**Problem to solve**
Only one stretch of the listing below is wanted. Give it again exactly, from the line with "float4 q0, q1, q2;" through the line with "q1 = posi[a + 2u".

• • • • •

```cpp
bool recover_patterns(const HostPma &p, std::vector<uint8_t> &blob, std::vector<uint64_t> &offs, std::vector<uint32_t> &vals) {
    const uint32_t n = static_cast<uint32_t>(p.states_len());
    if (n == 0 || output_pos_of(p.opos_ch(kRoot)) != 0) return false;
    constexpr uint32_t kNone = 0xffffffffu;
    std::vector<uint32_t> depth(n, kNone), parent(n, kNone), order{kRoot};
    std::vector<uint8_t> label(n, 0);
    depth[kRoot] = 0;
    for (size_t qi = 0; qi < order.size(); ++qi) {
        const uint32_t s = order[qi], base = p.base(s);
        if (base == 0) continue;
        for (uint32_t c = 0; c < 256; ++c) {
            const uint32_t t = base ^ c;
            if (t >= n || t == kRoot || t == kDead || check_of(p.opos_ch(t)) != c) continue;
            if (depth[t] != kNone) return false;
            depth[t] = depth[s] + 1; parent[t] = s; label[t] = static_cast<uint8_t>(c);
            order.push_back(t);
        }
    }
    blob.clear(); offs.assign(1, 0); vals.clear();
    std::vector<uint8_t> tmp;
    for (const uint32_t s : order) {
// ... 314 lines not shown
            d.lds_exact = d.off_ring_exact + ring_bytes;
            if (d.off_m_exact + d.m_bytes > (1u << 17) || d.lds_exact > 160u * 1024u) exact_ok = false;
            d.K = g2.K; d.C = g2.C; d.s16 = g2.s16; d.unused_byte = g2.unused_byte;
            d.n_deep = static_cast<uint32_t>(g2.dhit.size());
            d.exact_ok = exact_ok;
            d.xlane_dpp = OPT(gram2_dpp) != 0;
            t->gram2_ok = d.off_m_count + d.m_bytes <= (1u << 17) && d.lds_count <= 160u * 1024u;
            if (t->gram2_ok) {
                Gram4Tables g4;
                build_gram4_tables(g2, g4);
                Gram4Dev &q = t->gram4;
                q = Gram4Dev{};
                if ((st = t->put(g4.cls, q.cls)) != DAAC_OK) return st;
                if ((st = t->put(g4.m, q.m)) != DAAC_OK) return st;
                q.m_bytes = p16(g4.m.size() * 4);
                if (g4.s16) {
                    std::vector<uint16_t> s16(g4.sdir.begin(), g4.sdir.end());
                    const uint16_t *ps;
                    if ((st = t->put(s16, ps)) != DAAC_OK) return st;
                    q.sdir = ps;
                    q.s_bytes = p16(s16.size() * 2);
                    if ((st = t->put(g4.rfull, q.rfull)) != DAAC_OK) return st;
                    q.rfull_bytes = p16(g4.rfull.size() * 2);
                } else {
                    const uint32_t *ps;
                    if ((st = t->put(g4.sdir, ps)) != DAAC_OK) return st;
                    q.sdir = ps;
                    q.s_bytes = p16(g4.sdir.size() * 4);
                }
                { const U32x2 *x; if ((st = t->put(g4.dhit_c, x)) != DAAC_OK) return st; q.dhit_c = reinterpret_cast<const uint2 *>(x); }
// ... 446 lines not shown
```

### daachorse_amd/csrc/device_tables.hpp

```cpp
#pragma once

#include <hip/hip_runtime.h>

#include <cstdint>

#include "../../include/daachorse_amd.h"
#include "gram4_mph.hpp"

namespace daac {

struct TierDev {
    const void *rows;
    const uint32_t *bcmap;
    const uint32_t *bfail;
    const uint2 *ssum;
    const uint8_t *cls;
    const uint4 *grec;
    const uint32_t *sopos;
    const uint32_t *outputs;
    const uint32_t *ohash;
    uint32_t C, NA, NB, N;
    uint32_t off_bcmap, off_bfail, off_ssum, off_cls, lds_bytes;
    uint32_t row32, root_flag;
};
// ... 146 lines not shown
    uint32_t v3c_bytes, v3c_dir, v3c_val;
};
hipError_t launch_gram2_scan(const Gram2Dev &dev, const GramArgs &a, bool exact, uint32_t blocks, uint32_t threads, hipStream_t stream);

struct Gram3Lds {
    uint32_t off_s;
    uint32_t off_wave;
    uint32_t wave_stride;
    uint32_t lds_bytes, threads, rfull;
};
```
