template <int THREADS>
__global__ __launch_bounds__(THREADS, SPH_DENS_OCC) void k_density(const float4* __restrict__ posi,
                                                                   const uint32_t* __restrict__ keyS,
                                                                   const uint2* __restrict__ cells,
                                                                   float2* __restrict__ dp, float2* __restrict__ cw,
                                                                   Targets tg, GridDesc g, Phys ph) {
    static_assert(UNROLL % 2 == 0, "the z-pair walk reads candidates two at a time");
    constexpr int DENS_ENT = lds_ent(THREADS);
    __shared__ float2 s_xy[DENS_ENT];
    __shared__ __attribute__((aligned(8))) float s_z[DENS_ENT];
    __shared__ __attribute__((aligned(8))) float s_zo_[DENS_ENT + 2];
    float* const s_zo = s_zo_ + 2;
    if (tg.dev && tg.dev[0] + ordered_block(pair_block(), gridDim.x, tg.order) * (uint32_t)THREADS >= tg.dev[1]) return;
    for (uint32_t k = threadIdx.x; k < DENS_ENT; k += THREADS) {
        s_xy[k] = make_float2(0.f, 0.f);
        s_z[k] = 0.f;
        s_zo_[k] = 0.f;
        if (k < 2u) s_zo_[DENS_ENT + k] = 0.f;
    }
    __syncthreads();
    const uint32_t wave = threadIdx.x >> 6, lane = threadIdx.x & 63u;
    const uint32_t slice = wave * PIECE;
    uint32_t i, tgt_hi, wave_first;
    if (!wave_targets(tg, wave, lane, i, tgt_hi, wave_first)) return;
    const bool active = i < tgt_hi;
    const uint32_t ii = active ? i : tgt_hi - 1;
    const float4 pi = posi[ii];
    Rows R;
    const uint32_t my_key = keyS[ii];
    lane_rows(cells, g, my_key, active, R);
    Hulls H;
    wave_hulls(R, H);
    float4 q0, q1;
    float acc = 0.f;
    const float h2_v = in_vgpr(ph.h2);
    auto pair_math = [&](float x, float y, float z, bool valid) {
        const float dx = pi.x - x, dy = pi.y - y, dz = pi.z - z;
        float d = fmaxf(fmaf(-dz, dz, fmaf(-dy, dy, fmaf(-dx, dx, h2_v))), 0.f);
        d = valid ? d : 0.f;
        acc = fmaf(d * d, d, acc);
    };
    auto finish = [&]() {
        if (active) {
            float rho = acc * ph.poly6_mass;
            float p = fmaxf(0.f, ph.gas_constant * (rho - ph.rest_density));
            dp[i] = make_float2(rho, p);
            cw[i] = neighbour_terms(ph, rho, p);
        }
    };
    if (wave_has_long_hull(H, my_key, tg.direct_hull)) {
        const uint32_t me = active ? i : tgt_hi - 1u;
        direct_rows(cells, g, keyS[me], active, [&](uint32_t l0, uint32_t len, uint32_t T) {
            for (uint32_t t = 0; t < T; t += 2u) {
                float4 q[2];
#pragma unroll
                for (uint32_t u = 0; u < 2u; u++) q[u] = posi[t + u < len ? l0 + t + u : me];
#pragma unroll
                for (uint32_t u = 0; u < 2u; u++) pair_math(q[u].x, q[u].y, q[u].z, t + u < len);
            }
        });
        finish();
        return;
    }
    traverse(
        H,
        [&](uint32_t a) {
            q0 = posi[a + lane];
            q1 = posi[a + WAVE + lane];
        },
        [&]() {
            s_xy[slice + lane] = make_float2(q0.x, q0.y);
            s_z[slice + lane] = q0.z;
            s_xy[slice + WAVE + lane] = make_float2(q1.x, q1.y);
            s_z[slice + WAVE + lane] = q1.z;
            s_zo[(int)(slice + lane) - 1] = q0.z;
            s_zo[slice + WAVE + lane - 1u] = q1.z;
        },
        [&](int r, uint32_t a, uint32_t b) {
            const uint32_t l0 = max(R.lo[r], a), l1 = min(R.hi[r], b);
            const uint32_t len = l1 > l0 ? l1 - l0 : 0u;
            const uint32_t rel = len ? l0 - a : 0u;
            uint32_t idx = slice + rel;
            const uint32_t tmin = wave_min_u32_uniform_first(len) & ~(uint32_t)(UNROLL - 1);
            lds_v2f_ptr zp = (lds_v2f_ptr)((rel & 1u) ? (const float*)s_zo : (const float*)s_z) + ((slice + rel) >> 1);
            auto group = [&](uint32_t t, bool check) {
#pragma unroll
                for (int u = 0; u < UNROLL; u += 2) {
                    const v2f xy0 = ((lds_v2f_ptr)s_xy)[idx + u], xy1 = ((lds_v2f_ptr)s_xy)[idx + u + 1];
                    const v2f zz = zp[u >> 1];
                    pair_math(xy0.x, xy0.y, zz.x, !check || t + u < len);
                    pair_math(xy1.x, xy1.y, zz.y, !check || t + u + 1 < len);
                }
                idx += UNROLL;
                zp += UNROLL / 2;
            };
            uint32_t t = 0;
            for (; t < tmin; t += UNROLL) group(t, false);
            for (; __ballot(t < len) != 0ull; t += UNROLL) group(t, true);
        });
    finish();
}

typedef _Float16 h2 __attribute__((ext_vector_type(2)));
typedef const volatile __attribute__((address_space(3))) h2* lds_h2_ptr;
typedef _Float16 h4 __attribute__((ext_vector_type(4)));
typedef const volatile __attribute__((address_space(3))) h4* lds_h4_ptr;

__device__ __forceinline__ h2 h2_splat(float x) { const _Float16 v = (_Float16)x; return h2{v, v}; }
__device__ __forceinline__ h2 h2_mask(bool lo, bool hi) {
    const uint32_t bits = (lo ? 0x3C00u : 0u) | (hi ? 0x3C000000u : 0u);
    return __builtin_bit_cast(h2, bits);
}

constexpr int HPAIRS = PIECE / 2;
constexpr int LDS_PAIRS = (PAIR_WAVES + 1) * HPAIRS + 8;
constexpr int HUNROLL = 4;

struct PairWalk {
    uint32_t idx;
    uint32_t whole;
    bool odd;
    uint32_t kmin, T;
};

__device__ __forceinline__ PairWalk pair_walk(uint32_t slice_pairs, uint32_t l0, uint32_t l1) {
    PairWalk w;
    const uint32_t len = l1 > l0 ? l1 - l0 : 0u;
    w.idx = (len && (l0 & 1u) ? (uint32_t)LDS_PAIRS : 0u) + slice_pairs + (len ? l0 >> 1 : 0u);
    w.whole = len >> 1;
    w.odd = (len & 1u) != 0u;
    uint32_t tmin;
    wave_min_max_u32(w.whole + (w.odd ? 1u : 0u), tmin, w.T);
    w.kmin = wave_min_u32_uniform_first(w.whole) & ~(uint32_t)(HUNROLL - 1);
    return w;
}

#ifndef SPH_DENSH_OCC
#define SPH_DENSH_OCC 5
#endif
#ifndef SPH_MIXED_SPAN
#define SPH_MIXED_SPAN 6.0f
#endif
#ifndef SPH_MIXED_XSPAN
#define SPH_MIXED_XSPAN 1000.0f
#endif
#ifndef SPH_MIXED_PASSES
#define SPH_MIXED_PASSES 3
#endif

__global__ __launch_bounds__(PAIR_THREADS, SPH_DENSH_OCC) void k_density_h(const float4* __restrict__ posi,
                                                                           const uint32_t* __restrict__ keyS,
                                                                           const uint2* __restrict__ cells,
                                                                           float2* __restrict__ dp, float2* __restrict__ cw,
                                                                           Targets tg, GridDesc g, Phys ph) {
    struct XY { h2 x, y; };
    struct ZL { h2 z, xl; };
    __shared__ XY s_xy[2 * LDS_PAIRS];
    __shared__ ZL s_zl[2 * LDS_PAIRS];
    const h2 zero = h2{(_Float16)0, (_Float16)0}, one = h2{(_Float16)1, (_Float16)1};
    for (uint32_t k = threadIdx.x; k < 2 * LDS_PAIRS; k += PAIR_THREADS) {
        s_xy[k].x = zero; s_xy[k].y = zero; s_zl[k].z = zero; s_zl[k].xl = zero;
    }
    __syncthreads();
    const uint32_t wave = threadIdx.x >> 6, lane = threadIdx.x & 63u;
    const uint32_t slice = wave * HPAIRS;
    uint32_t i, tgt_hi, wave_first;
    if (!wave_targets(tg, wave, lane, i, tgt_hi, wave_first)) return;
    const bool active = i < tgt_hi;
    const uint32_t ii = active ? i : tgt_hi - 1;
    const float4 pi = posi[ii];
    const uint32_t my_key = keyS[ii];
    const float inv_h = 1.0f / ph.h;
    float4 q0, q1, q2;
    float acc = 0.f;
    float acc32 = 0.f;

    auto serve = [&](bool in, float rx, float ry, float rz) {
        const float X = (pi.x - rx) * inv_h;
        const float Xc = rintf(X + X) * 0.5f;
        const h2 tx = h2_splat(Xc), txl = h2_splat(X - Xc);
        const h2 ty = h2_splat((pi.y - ry) * inv_h), tz = h2_splat((pi.z - rz) * inv_h);
        auto pair_math = [&](h2& row, h2 x, h2 xl, h2 y, h2 z, h2 m, bool masked) {
            const h2 dx = (tx - x) + (txl - xl), dy = ty - y, dz = tz - z;
            h2 t = one - dx * dx;
            t = t - dy * dy;
            t = t - dz * dz;
            t = __builtin_elementwise_max(t, zero);
            if (masked) t = t * m;
            row = row + (t * t) * t;
        };
        auto x_parts = [&](float qx, _Float16& hi, _Float16& lo) {
            const float v = (qx - rx) * inv_h;
            const float c = rintf(v + v) * 0.5f;
            hi = (_Float16)c;
            lo = (_Float16)(v - c);
        };
        Rows R;
        lane_rows(cells, g, my_key, in, R);
        Hulls H;
        wave_hulls(R, H);
        if (wave_has_long_hull(H, my_key, tg.direct_hull)) {
            direct_rows(cells, g, keyS[ii], in, [&](uint32_t l0, uint32_t len, uint32_t) {
                const uint32_t T = wave_max_u32((len + 1u) >> 1);
                h2 row = zero;
                for (uint32_t k = 0; k < T; k++) {
                    const bool v0 = 2u * k < len, v1 = 2u * k + 1u < len;
                    const float4 a = posi[v0 ? l0 + 2u * k : ii], b = posi[v1 ? l0 + 2u * k + 1u : ii];
                    _Float16 xa, xb, la, lb;
                    x_parts(a.x, xa, la);
                    x_parts(b.x, xb, lb);
                    const h2 x = h2{xa, xb}, xl = h2{la, lb};
                    const h2 y = h2{(_Float16)((a.y - ry) * inv_h), (_Float16)((b.y - ry) * inv_h)};
                    const h2 z = h2{(_Float16)((a.z - rz) * inv_h), (_Float16)((b.z - rz) * inv_h)};
                    pair_math(row, x, xl, y, z, h2_mask(v0, v1), true);
                }
                acc += (float)row.x + (float)row.y;
            });
            return;
        }
        traverse(
            H,
            [&](uint32_t a) {
                q0 = posi[a + 2u * lane];
                q1 = posi[a + 2u * lane + 1u];
                q2 = posi[a + 2u * lane + 2u];
            },
            [&]() {
                _Float16 x0, x1, x2, l0, l1, l2;
                x_parts(q0.x, x0, l0);
                x_parts(q1.x, x1, l1);
                x_parts(q2.x, x2, l2);
                const _Float16 y0 = (_Float16)((q0.y - ry) * inv_h), y1 = (_Float16)((q1.y - ry) * inv_h),
                               y2 = (_Float16)((q2.y - ry) * inv_h);
                const _Float16 z0 = (_Float16)((q0.z - rz) * inv_h), z1 = (_Float16)((q1.z - rz) * inv_h),
                               z2 = (_Float16)((q2.z - rz) * inv_h);
                s_xy[slice + lane].x = h2{x0, x1}; s_xy[slice + lane].y = h2{y0, y1};
                s_zl[slice + lane].z = h2{z0, z1}; s_zl[slice + lane].xl = h2{l0, l1};
                s_xy[LDS_PAIRS + slice + lane].x = h2{x1, x2}; s_xy[LDS_PAIRS + slice + lane].y = h2{y1, y2};
                s_zl[LDS_PAIRS + slice + lane].z = h2{z1, z2}; s_zl[LDS_PAIRS + slice + lane].xl = h2{l1, l2};
            },
            [&](int r, uint32_t a, uint32_t b) {
                const uint32_t l0 = max(R.lo[r], a), l1 = min(R.hi[r], b);
                const PairWalk w = pair_walk(slice, l1 > l0 ? l0 - a : 0u, l1 > l0 ? l1 - a : 0u);
                uint32_t idx = w.idx;
                h2 row = zero;
                auto pair = [&](int u, h2 m, bool masked) {
                    const h4 xy = ((lds_h4_ptr)s_xy)[idx + u], zl = ((lds_h4_ptr)s_zl)[idx + u];
                    pair_math(row, __builtin_shufflevector(xy, xy, 0, 1), __builtin_shufflevector(zl, zl, 2, 3),
                              __builtin_shufflevector(xy, xy, 2, 3), __builtin_shufflevector(zl, zl, 0, 1), m, masked);
                };
                uint32_t k = 0;
                for (; k < w.kmin; k += HUNROLL) {
#pragma unroll
                    for (int u = 0; u < HUNROLL; u++) pair(u, one, false);
                    idx += HUNROLL;
                }
                for (; k < w.T; k++) {
                    pair(0, h2_mask(k < w.whole + (w.odd ? 1u : 0u), k < w.whole), true);
                    idx++;
                }
                acc += (float)row.x + (float)row.y;
            });
    };

    constexpr float MIXED_SPAN = SPH_MIXED_SPAN;
    uint64_t todo = __ballot(active);
    for (int pass = 0; todo != 0ull; pass++) {
        if (pass == SPH_MIXED_PASSES) {
            const bool in = ((todo >> lane) & 1ull) != 0ull;
            const float h2_v = in_vgpr(ph.h2);
            direct_rows(cells, g, keyS[ii], in, [&](uint32_t l0, uint32_t len, uint32_t T) {
                for (uint32_t t = 0; t < T; t += 2u) {
                    float4 q[2];
#pragma unroll
                    for (uint32_t u = 0; u < 2u; u++) q[u] = posi[t + u < len ? l0 + t + u : ii];
#pragma unroll
                    for (uint32_t u = 0; u < 2u; u++) {
                        const float dx = pi.x - q[u].x, dy = pi.y - q[u].y, dz = pi.z - q[u].z;
                        float d = fmaxf(fmaf(-dz, dz, fmaf(-dy, dy, fmaf(-dx, dx, h2_v))), 0.f);
                        d = t + u < len ? d : 0.f;
                        acc32 = fmaf(d * d, d, acc32);
                    }
                }
            });
            break;
        }
        const int lead = __builtin_ctzll(todo);
        const float rx = __builtin_bit_cast(float, __builtin_amdgcn_readlane(__builtin_bit_cast(int, pi.x), lead)),
                    ry = __builtin_bit_cast(float, __builtin_amdgcn_readlane(__builtin_bit_cast(int, pi.y), lead)),
                    rz = __builtin_bit_cast(float, __builtin_amdgcn_readlane(__builtin_bit_cast(int, pi.z), lead));
        const float far = fmaxf(fabsf(pi.y - ry), fabsf(pi.z - rz)) * inv_h;
        const bool in = ((todo >> lane) & 1ull) != 0ull && far <= MIXED_SPAN &&
                        fabsf(pi.x - rx) * inv_h <= SPH_MIXED_XSPAN;
        todo &= ~__ballot(in);
        serve(in, rx, ry, rz);
    }
    if (active) {
        const float h2f = ph.h2;
        const float rho = fmaf(acc, ph.poly6_mass * (h2f * h2f * h2f), acc32 * ph.poly6_mass);
        const float p = fmaxf(0.f, ph.gas_constant * (rho - ph.rest_density));
        dp[i] = make_float2(rho, p);
        cw[i] = neighbour_terms(ph, rho, p);
    }
}

int launch_density_range(sph_ctx* c, uint32_t lo, uint32_t hi);
int launch_density(sph_ctx* c) {
    if (c->n == 0) return SPH_OK;
    return launch_density_range(c, c->own_off, c->own_off + c->n);
}

__device__ __forceinline__ void wall(float& x, float& v, float lo, float hi, float eps, float damp) {
    if (x - eps < lo) { x = lo + eps; v *= damp; }
    if (x + eps > hi) { x = hi - eps; v *= damp; }
}

__device__ __forceinline__ void push_out_of_spheres(const Phys& ph, float4& pi, float4& vi, const Spheres& sp) {
#pragma clang fp contract(off)
    bool inside = false;
    for (uint32_t j = 0; j < sp.n; j++) {
        const float dx = pi.x - sp.c[j].x, dy = pi.y - sp.c[j].y, dz = pi.z - sp.c[j].z;
        inside |= dx * dx + dy * dy + dz * dz < sp.u[j].w;
    }
    if (__ballot(inside) == 0ull) return;
    bool hit = false;
    for (uint32_t j = 0; j < sp.n; j++) {
        const float dx = pi.x - sp.c[j].x, dy = pi.y - sp.c[j].y, dz = pi.z - sp.c[j].z;
        const float r2 = dx * dx + dy * dy + dz * dz;
        if (r2 < sp.u[j].w) {
            float nx = 0.f, ny = 1.f, nz = 0.f;
            if (r2 > 0.f) {
                const float r = sqrtf(r2);
                nx = dx / r; ny = dy / r; nz = dz / r;
            }
            const float rp = sp.c[j].w;
            pi.x = sp.c[j].x + rp * nx;
            pi.y = sp.c[j].y + rp * ny;
            pi.z = sp.c[j].z + rp * nz;
            const float wn = (vi.x - sp.u[j].x) * nx + (vi.y - sp.u[j].y) * ny + (vi.z - sp.u[j].z) * nz;
            if (wn < 0.f) {
                const float k = (ph.wall_damping - 1.f) * wn;
                vi.x += k * nx; vi.y += k * ny; vi.z += k * nz;
            }
            hit = true;
        }
    }
    if (hit) {
        wall(pi.x, vi.x, ph.box_min[0], ph.box_max[0], ph.wall_eps, ph.wall_damping);
        wall(pi.y, vi.y, ph.box_min[1], ph.box_max[1], ph.wall_eps, ph.wall_damping);
        wall(pi.z, vi.z, ph.box_min[2], ph.box_max[2], ph.wall_eps, ph.wall_damping);
    }
}

template <class... Sph>
__device__ __forceinline__ void integrate_one(const Phys& ph, float dt, float4& pi, float4& vi, float rho, float fx,
                                              float fy, float fz, float dvx, float dvy, float dvz, const Sph&... sp) {
    fy += ph.gravity_y * rho;
#if SPH_EXACT_DIV
    float ax = fx / rho, ay = fy / rho, az = fz / rho;
#else
    const float ir = __builtin_amdgcn_rcpf(rho);
    float ax = fx * ir, ay = fy * ir, az = fz * ir;
#endif
    vi.x += dt * ax + dvx;
    vi.y += dt * ay + dvy;
    vi.z += dt * az + dvz;
    pi.x += dt * vi.x;
    pi.y += dt * vi.y;
    pi.z += dt * vi.z;
    const float e = ph.wall_eps;
    const bool near_wall = pi.x - e < ph.box_min[0] || pi.x + e > ph.box_max[0] || pi.y - e < ph.box_min[1] || pi.y + e > ph.box_max[1] ||
                           pi.z - e < ph.box_min[2] || pi.z + e > ph.box_max[2];
    if (__ballot(near_wall) != 0ull) {
        wall(pi.x, vi.x, ph.box_min[0], ph.box_max[0], ph.wall_eps, ph.wall_damping);
        wall(pi.y, vi.y, ph.box_min[1], ph.box_max[1], ph.wall_eps, ph.wall_damping);
        wall(pi.z, vi.z, ph.box_min[2], ph.box_max[2], ph.wall_eps, ph.wall_damping);
    }
    if constexpr (sizeof...(Sph) > 0) push_out_of_spheres(ph, pi, vi, sp...);
}
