diff --git a/forge_amd/fusion.py b/forge_amd/fusion.py
--- a/forge_amd/fusion.py
+++ b/forge_amd/fusion.py
@@ -196,10 +196,13 @@
     raise RuntimeError("forge_amd: unsupported BatchNorm configuration %r" % (bn,))
 
 
-def _step_scratch(R, C, dev, form=None):
+def _step_scratch(R, C, dev, form=None, conv0=None):
     F = co.WINO_FORMS
-    P2, P1 = ((form or F["half" if co.wino_half_applies(R, c, C) else "points"]).P for c in (2 * C, C))
-    return torch.empty(max(P2 * 2 * C, P1 * C) * R, dtype=torch.float32, device=dev)
+    P2, P1 = ((form or F["half" if co.wino_half_applies(R, c, C) else "points"]) for c in (2 * C, C))
+    need = [f.P * (R * 2 // f.th) * c for f, c in ((P2, 2 * C), (P1, C))]
+    if form is not None:
+        need.append((conv0 or F["half" if co.wino_half_applies(R, C, C) else "points"]).P * R * C)
+    return torch.empty(max(need), dtype=torch.float32, device=dev)
 
 
 def require_hip_input(what, x, channels=None):
@@ -379,7 +382,7 @@
                   epilogue=co.EPI_AFFINE_ACT)
 
 
-def _wino_step(geo, x, view, views, wg, wo, V, Mm, h, z, hr, hn, out=None, r=None, cand=None, calls=None):
+def _wino_step(geo, x, view, views, wg, wo, V, Mm, h, z, hr, hn, out=None, r=None, cand=None, calls=None, th=2):
     b, D, H, W = geo
     C = h.shape[-1]
     transform, gemm = calls or co.wino_calls(co.WINO_FORMS["points"])
@@ -387,8 +390,8 @@
     def conv(src, U, Cout, i):
         Vs = transform(src, C, C, b, D, H, W, out=V)
         if isinstance(x, tuple):
-            return Vs, gemm(Vs, C, None, 0, U, Mm, b, D, H // 2, W // 2, Cout), dict(Mm2=x[i], view=view, views=views)
-        return Vs, gemm(x, C, Vs, C, U, Mm, b, D, H // 2, W // 2, Cout, view=view, views=views), {}
+            return Vs, gemm(Vs, C, None, 0, U, Mm, b, D, H // th, W // 2, Cout), dict(Mm2=x[i], view=view, views=views)
+        return Vs, gemm(x, C, Vs, C, U, Mm, b, D, H // th, W // 2, Cout, view=view, views=views), {}
 
     Vh, G, add = conv(h, wg[0], 2 * C, 0)
     co.wino_output(G, wg[1], None, None, 1.0, None, h, None, z, hr, r, *geo, 2 * C, C, co.EPI_GRU_GATES, **add)
@@ -408,8 +411,9 @@
     co.conv_igemm(*ops, *wo, 1.0, res, h, z, hn, out, grid, ig, C, C, taps, epilogue=co.EPI_GRU_OUT, bs1=bs, out3=cand)
 
 
-_WKEY = {None: "_U", co.WINO_FORMS["dn"]: "_Ud", co.WINO_FORMS["dn4"]: "_Ud4"}
-_PACKS = ((None, ("gate", "out", "fc0", "fc3")), (co.WINO_FORMS["dn"], ("gate", "out", "fc0", "fc3")), (co.WINO_FORMS["dn4"], ("gate", "out")))
+_WKEY = {None: "_U", co.WINO_FORMS["dn"]: "_Ud", co.WINO_FORMS["dn4"]: "_Ud4", co.WINO_DN4H: "_Ud4h"}
+_PACKS = ((None, ("gate", "out", "fc0", "fc3")), (co.WINO_FORMS["dn"], ("gate", "out", "fc0", "fc3")), (co.WINO_FORMS["dn4"], ("gate", "out")),
+          (co.WINO_DN4H, ("gate", "out")))
 
 
 def _fuse_eval(gru, xr, groups, wino, split, h0=None, keep=None, const0=None):
@@ -421,9 +425,12 @@
     if wino:
         R = b * D * (H // 2) * (W // 2)
         F = co.WINO_FORMS
-        both = lambda form: all(form.applies(R, D, H // 2, W // 2, c, 2 * C) for c in (2 * C, C))
+        both = lambda form: H % form.th == 0 and all(form.applies(R * 2 // form.th, D, H // form.th, W // 2, c, 2 * C) for c in (2 * C, C))
+        fits = lambda form: co.wino_fits(b, D, H, W, C, views=t, form=form)
         if not split and keep is None and const0 is None and both(F["dn"]):
-            step = F["dn4"] if both(F["dn4"]) and co.wino_fits(b, D, H, W, C, views=t, form=F["dn4"]) else F["dn"]
+            step = F["dn4"] if both(F["dn4"]) and fits(F["dn4"]) else F["dn"]
+            if step is F["dn4"] and both(co.WINO_DN4H) and fits(co.WINO_DN4H):
+                step = co.WINO_DN4H
             conv0 = F["dn"] if F["dn"].applies(R, D, H // 2, W // 2, C, C) else None
     p = gru._packed_halves(wino) if (split or const0 is not None) else gru._packed_wino(step) if wino else gru._packed()
     wk = _WKEY[step] if wino else "_w"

• • • • •

**Exercise solution**
    float4 q0, q1, q2;
    float acc = 0.f;
    float acc32 = 0.f;

    auto serve = [&](bool in, float rx, float ry, float rz) {
        const float X = (pi.x - rx) * inv_h;
        const float Xc = rintf(X + X) * 0.5f;
        const h2 tx = h2_splat(Xc), txl = h2_splat(X - Xc);
        const h2 ty = h2_splat((pi.y - ry) * inv_h), tz = h2_splat((pi.z - rz) * inv_h);
        auto pair_math = [&](h2& row, h2 x, h2 xl, h2 y, h2 z, h2 m, bool masked) {
            const h2 dx = (tx - x) + (txl - xl), dy = ty - y, dz = tz - z;
            h2 t = one - dx * dx;
            t = t - dy * dy;
            t = t - dz * dz;
            t = __builtin_elementwise_max(t, zero);
            if (masked) t = t * m;
            row = row + (t * t) * t;
        };
        auto x_parts = [&](float qx, _Float16& hi, _Float16& lo) {
            const float v = (qx - rx) * inv_h;
            const float c = rintf(v + v) * 0.5f;
            hi = (_Float16)c;
            lo = (_Float16)(v - c);
        };
        Rows R;
        lane_rows(cells, g, my_key, in, R);
        Hulls H;
        wave_hulls(R, H);
        if (wave_has_long_hull(H, my_key, tg.direct_hull)) {
            direct_rows(cells, g, keyS[ii], in, [&](uint32_t l0, uint32_t len, uint32_t) {
                const uint32_t T = wave_max_u32((len + 1u) >> 1);
                h2 row = zero;
                for (uint32_t k = 0; k < T; k++) {
                    const bool v0 = 2u * k < len, v1 = 2u * k + 1u < len;
                    const float4 a = posi[v0 ? l0 + 2u * k : ii], b = posi[v1 ? l0 + 2u * k + 1u : ii];
                    _Float16 xa, xb, la, lb;
                    x_parts(a.x, xa, la);
                    x_parts(b.x, xb, lb);
                    const h2 x = h2{xa, xb}, xl = h2{la, lb};
                    const h2 y = h2{(_Float16)((a.y - ry) * inv_h), (_Float16)((b.y - ry) * inv_h)};
                    const h2 z = h2{(_Float16)((a.z - rz) * inv_h), (_Float16)((b.z - rz) * inv_h)};
                    pair_math(row, x, xl, y, z, h2_mask(v0, v1), true);
                }
                acc += (float)row.x + (float)row.y;
            });
            return;
        }
        traverse(
            H,
            [&](uint32_t a) {
                q0 = posi[a + 2u * lane];
                q1 = posi[a + 2u * lane + 1u];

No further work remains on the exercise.